Today I was noticing on a few of our advertisements that all of our machines in the collection had received the “Program failed (download failed – content mismatch)” failure message. Upon receiving this error message, I came across a blog post by Matthew Boyd that referred to the following:
Binary Differential Replication – If this is enabled in the package configuration, some packages seem to fail. I’m assuming that they can’t handle this kind of replication and several of the files become corrupt, creating a hash mismatch. This can be turned off by opening up the package properties, going to the Data Source tab, and unchecking Enable binary differential replication. This wasn’t my problem because I hadn’t enabled binary differential replication.
Hidden Files – Apparently, if the package source contains hidden files, SCCM may not calculate the correct hash for the package and clients could encounter an error. I found a quick way to check this using the command line:
- Open up a command window in the root director that contains your package source files.
- Type Dir /S /A:H and hit enter. Depending on the package, you may be presented with several directories with multiple hidden files.

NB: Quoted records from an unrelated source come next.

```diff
diff --git a/transductive-clip_amd/csrc/tclip_math.h b/transductive-clip_amd/csrc/tclip_math.h
--- a/transductive-clip_amd/csrc/tclip_math.h
+++ b/transductive-clip_amd/csrc/tclip_math.h
@@ -57,23 +57,27 @@
 }
 
 struct LogTabEntry { double invc, logc; };
-#define TCLIP_LOG_TABLE_INIT { \
-    {0x1.661ec79f8f3bep+0, -0x1.57bf7808caadep-2}, {0x1.571ed4aaf883dp+0, -0x1.2bef0a7c06ddbp-2}, \
-    {0x1.49539f0f010bp+0, -0x1.01eae7f513a67p-2},  {0x1.3c995b0b80385p+0, -0x1.b31d8a68224e9p-3}, \
-    {0x1.30d190c8864a5p+0, -0x1.6574f0ac07758p-3}, {0x1.25e227b0b8eap+0, -0x1.1aa2bc79c81p-3},   \
-    {0x1.1bb4a4a1a343fp+0, -0x1.a4e76ce8c0e5ep-4}, {0x1.12358f08ae5bap+0, -0x1.1973c5a611cccp-4}, \
-    {0x1.0953f419900a7p+0, -0x1.252f438e10c1ep-5}, {0x1p+0, 0x0p+0},                             \
-    {0x1.e608cfd9a47acp-1, 0x1.aa5aa5df25984p-5},  {0x1.ca4b31f026aap-1, 0x1.c5e53aa362eb4p-4},   \
-    {0x1.b2036576afce6p-1, 0x1.526e57720db08p-3},  {0x1.9c2d163a1aa2dp-1, 0x1.bc2860d22477p-3},   \
-    {0x1.886e6037841edp-1, 0x1.1058bc8a07ee1p-2},  {0x1.767dcf5534862p-1, 0x1.4043057b6ee09p-2}}
-
-#if defined(__HIP_DEVICE_COMPILE__)
-static __device__ __constant__ LogTabEntry kLogTab[16] = TCLIP_LOG_TABLE_INIT;
-#else
-static const LogTabEntry kLogTab[16] = TCLIP_LOG_TABLE_INIT;
-#endif
-
 constexpr double kLn2 = 0x1.62e42fefa39efp-1;
+constexpr double log_range_y0(double logc, int k) { return logc + (double)k * kLn2; }
+#define TCLIP_LOG_ENTRIES(X) \
+    X(0x1.661ec79f8f3bep+0, -0x1.57bf7808caadep-2, 4) X(0x1.571ed4aaf883dp+0, -0x1.2bef0a7c06ddbp-2, 4) \
+    X(0x1.49539f0f010bp+0, -0x1.01eae7f513a67p-2, 4)  X(0x1.3c995b0b80385p+0, -0x1.b31d8a68224e9p-3, 4) \
+    X(0x1.30d190c8864a5p+0, -0x1.6574f0ac07758p-3, 4) X(0x1.25e227b0b8eap+0, -0x1.1aa2bc79c81p-3, 4)   \
+    X(0x1.1bb4a4a1a343fp+0, -0x1.a4e76ce8c0e5ep-4, 4) X(0x1.12358f08ae5bap+0, -0x1.1973c5a611cccp-4, 4) \
+    X(0x1.0953f419900a7p+0, -0x1.252f438e10c1ep-5, 4) X(0x1p+0, 0x0p+0, 4)                             \
+    X(0x1.e608cfd9a47acp-1, 0x1.aa5aa5df25984p-5, 4)  X(0x1.ca4b31f026aap-1, 0x1.c5e53aa362eb4p-4, 4)   \
+    X(0x1.b2036576afce6p-1, 0x1.526e57720db08p-3, 4)  X(0x1.9c2d163a1aa2dp-1, 0x1.bc2860d22477p-3, 3)   \
+    X(0x1.886e6037841edp-1, 0x1.1058bc8a07ee1p-2, 3)  X(0x1.767dcf5534862p-1, 0x1.4043057b6ee09p-2, 3)
+#define TCLIP_LOG_BASE_ENTRY(invc, logc, k) {invc, logc},
+#define TCLIP_LOG_RANGE_ENTRY(invc, logc, k) {(invc) * (1.0 / (double)(1 << (k))), log_range_y0(logc, k)},
+#define TCLIP_LOG_TABLE_INIT { TCLIP_LOG_ENTRIES(TCLIP_LOG_BASE_ENTRY) TCLIP_LOG_ENTRIES(TCLIP_LOG_RANGE_ENTRY) }
+constexpr int kLogTabEntries = 32;
+
+#if defined(__HIP_DEVICE_COMPILE__)
+static __device__ __constant__ LogTabEntry kLogTab[kLogTabEntries] = TCLIP_LOG_TABLE_INIT;
+#else
+static const LogTabEntry kLogTab[kLogTabEntries] = TCLIP_LOG_TABLE_INIT;
+#endif
 
 TCLIP_HD void log_reduce_tab(float x, const LogTabEntry* tab, double& r, double& y0) {
     const uint32_t ix = f32_bits(x);
@@ -84,6 +88,12 @@
     const LogTabEntry t = tab[i];
     r = __builtin_fma(z, t.invc, -1.0);
     y0 = t.logc + (double)k * kLn2;
+}
+
+TCLIP_HD void log_reduce_10_16(float x, const LogTabEntry* tab, double& r, double& y0) {
+    const LogTabEntry t = tab[16 + (((f32_bits(x) - 0x3f330000u) >> 19) & 15)];
+    r = __builtin_fma((double)x, t.invc, -1.0);
+    y0 = t.logc;
 }
 
 TCLIP_HD float logf_glibc_tab(float x, const LogTabEntry* tab) {
@@ -632,7 +642,7 @@
     const float series = digamma_series<true>(x, acc, tab);
     return (x == 10.0f) ? acc + 2.25175258906672110764f : series;
 }
-template <bool kNoAcc>
+template <bool kNoAcc, bool kLt16 = false>
 TCLIP_HD float digamma_after_rec_ge10(float x, float acc, const LogTabEntry* tab) {
     const float z = rcp_ieee<true>(x * x);
     float p = 8.33333333333333333333E-2f;
@@ -644,7 +654,8 @@
     p = __builtin_fmaf(p, z, 8.33333333333333333333E-2f);
     const float y = z * p;
     double r, y0;
-    log_reduce_tab(x, tab, r, y0);
+    if (kLt16) log_reduce_10_16(x, tab, r, y0);
+    else log_reduce_tab(x, tab, r, y0);
     const double r2 = r * r;
     double l = __builtin_fma(0x1.5575b0be00b6ap-2, r, -0x1.ffffef20a4123p-2);
     l = __builtin_fma(-0x1.00ea348b88334p-2, r2, l);
diff --git a/transductive-clip_amd/csrc/tclip_pk.h b/transductive-clip_amd/csrc/tclip_pk.h
--- a/transductive-clip_amd/csrc/tclip_pk.h
+++ b/transductive-clip_amd/csrc/tclip_pk.h
@@ -47,6 +47,18 @@
     y1 = __builtin_fma(y1, q1, y01 + r1);
     return f2{(float)y0, (float)y1};
 }
+__device__ __forceinline__ f2 pk_logf_glibc_10_16(f2 x, const LogTabEntry* tab) {
+    const LogTabEntry e0 = tab[16 + (((f32_bits(x.x) - 0x3f330000u) >> 19) & 15)], e1 = tab[16 + (((f32_bits(x.y) - 0x3f330000u) >> 19) & 15)];
+    const double r0 = __builtin_fma((double)x.x, e0.invc, -1.0), r1 = __builtin_fma((double)x.y, e1.invc, -1.0);
+    const double q0 = r0 * r0, q1 = r1 * r1;
+    double y0 = __builtin_fma(0x1.5575b0be00b6ap-2, r0, -0x1.ffffef20a4123p-2);
+    double y1 = __builtin_fma(0x1.5575b0be00b6ap-2, r1, -0x1.ffffef20a4123p-2);
+    y0 = __builtin_fma(-0x1.00ea348b88334p-2, q0, y0);
+    y1 = __builtin_fma(-0x1.00ea348b88334p-2, q1, y1);
+    y0 = __builtin_fma(y0, q0, e0.logc + r0);
+    y1 = __builtin_fma(y1, q1, e1.logc + r1);
+    return f2{(float)y0, (float)y1};
+}
 
 __device__ __forceinline__ f2 pk_digamma_xp1(f2 a, const LogTabEntry* tab) {
     f2 x = a + pk(1.0f), acc = pk(0.0f);
@@ -100,6 +112,7 @@
     const f2 small_x = (r8 + pk(2.0f)) - up;
     return pk_sel(x1 < pk(10.0f), small_x, x1);
 }
+template <bool kLt16 = false>
 __device__ __forceinline__ f2 pk_digamma_after_rec(f2 x, f2 acc, const LogTabEntry* tab) {
     const f2 z = pk_rcp_rn(x * x);
     f2 p = pk(8.33333333333333333333E-2f);
@@ -110,7 +123,7 @@
     p = pk_fma(p, z, pk(-8.33333333333333333333E-3f));
     p = pk_fma(p, z, pk(8.33333333333333333333E-2f));
     const f2 y = z * p;
-    const f2 lg = pk_logf_glibc_ne1(x, tab);
+    const f2 lg = kLt16 ? pk_logf_glibc_10_16(x, tab) : pk_logf_glibc_ne1(x, tab);
     const f2 series = ((acc + lg) - pk(0.5f) * pk_rcp_rn(x)) - y;
     return pk_sel(x == pk(10.0f), acc + pk(2.25175258906672110764f), series);
 }
@@ -258,7 +271,7 @@
     const f2 m{below10_f32(xr.x), below10_f32(xr.y)};
     acc = pk_fma(-m, pk_rcp_rn(xr), acc);
     xr = xr + m;
-    const f2 psi1 = pk_digamma_after_rec(xr, acc, tab);
+    const f2 psi1 = pk_digamma_after_rec<true>(xr, acc, tab);
     const f2 t = pk_t_of(lg1, psi1 * a);
     return pk_mm_update_stage1_core<true>(a, y, t.x, t.y, psi1 - psi_s);
 }
```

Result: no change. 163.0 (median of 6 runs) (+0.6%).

- Trying to remove the hidden attribute on all the files with the GUI would be tedious, so just use this command instead: attrib -H /S
- Update Distribution Points
For my environment, BDR has never been an issue with content mismatches. So for the specific package I was working on I looked at my package source and sure enough there were some hidden files in the source.
So my next step was to look at my entire package source folder and I noticed that there were a lot of packages that had some hidden files. I went through their advertisement reports and sure enough, these packages also had content mismatch failures.
Thanks to Matthew for posting the tip.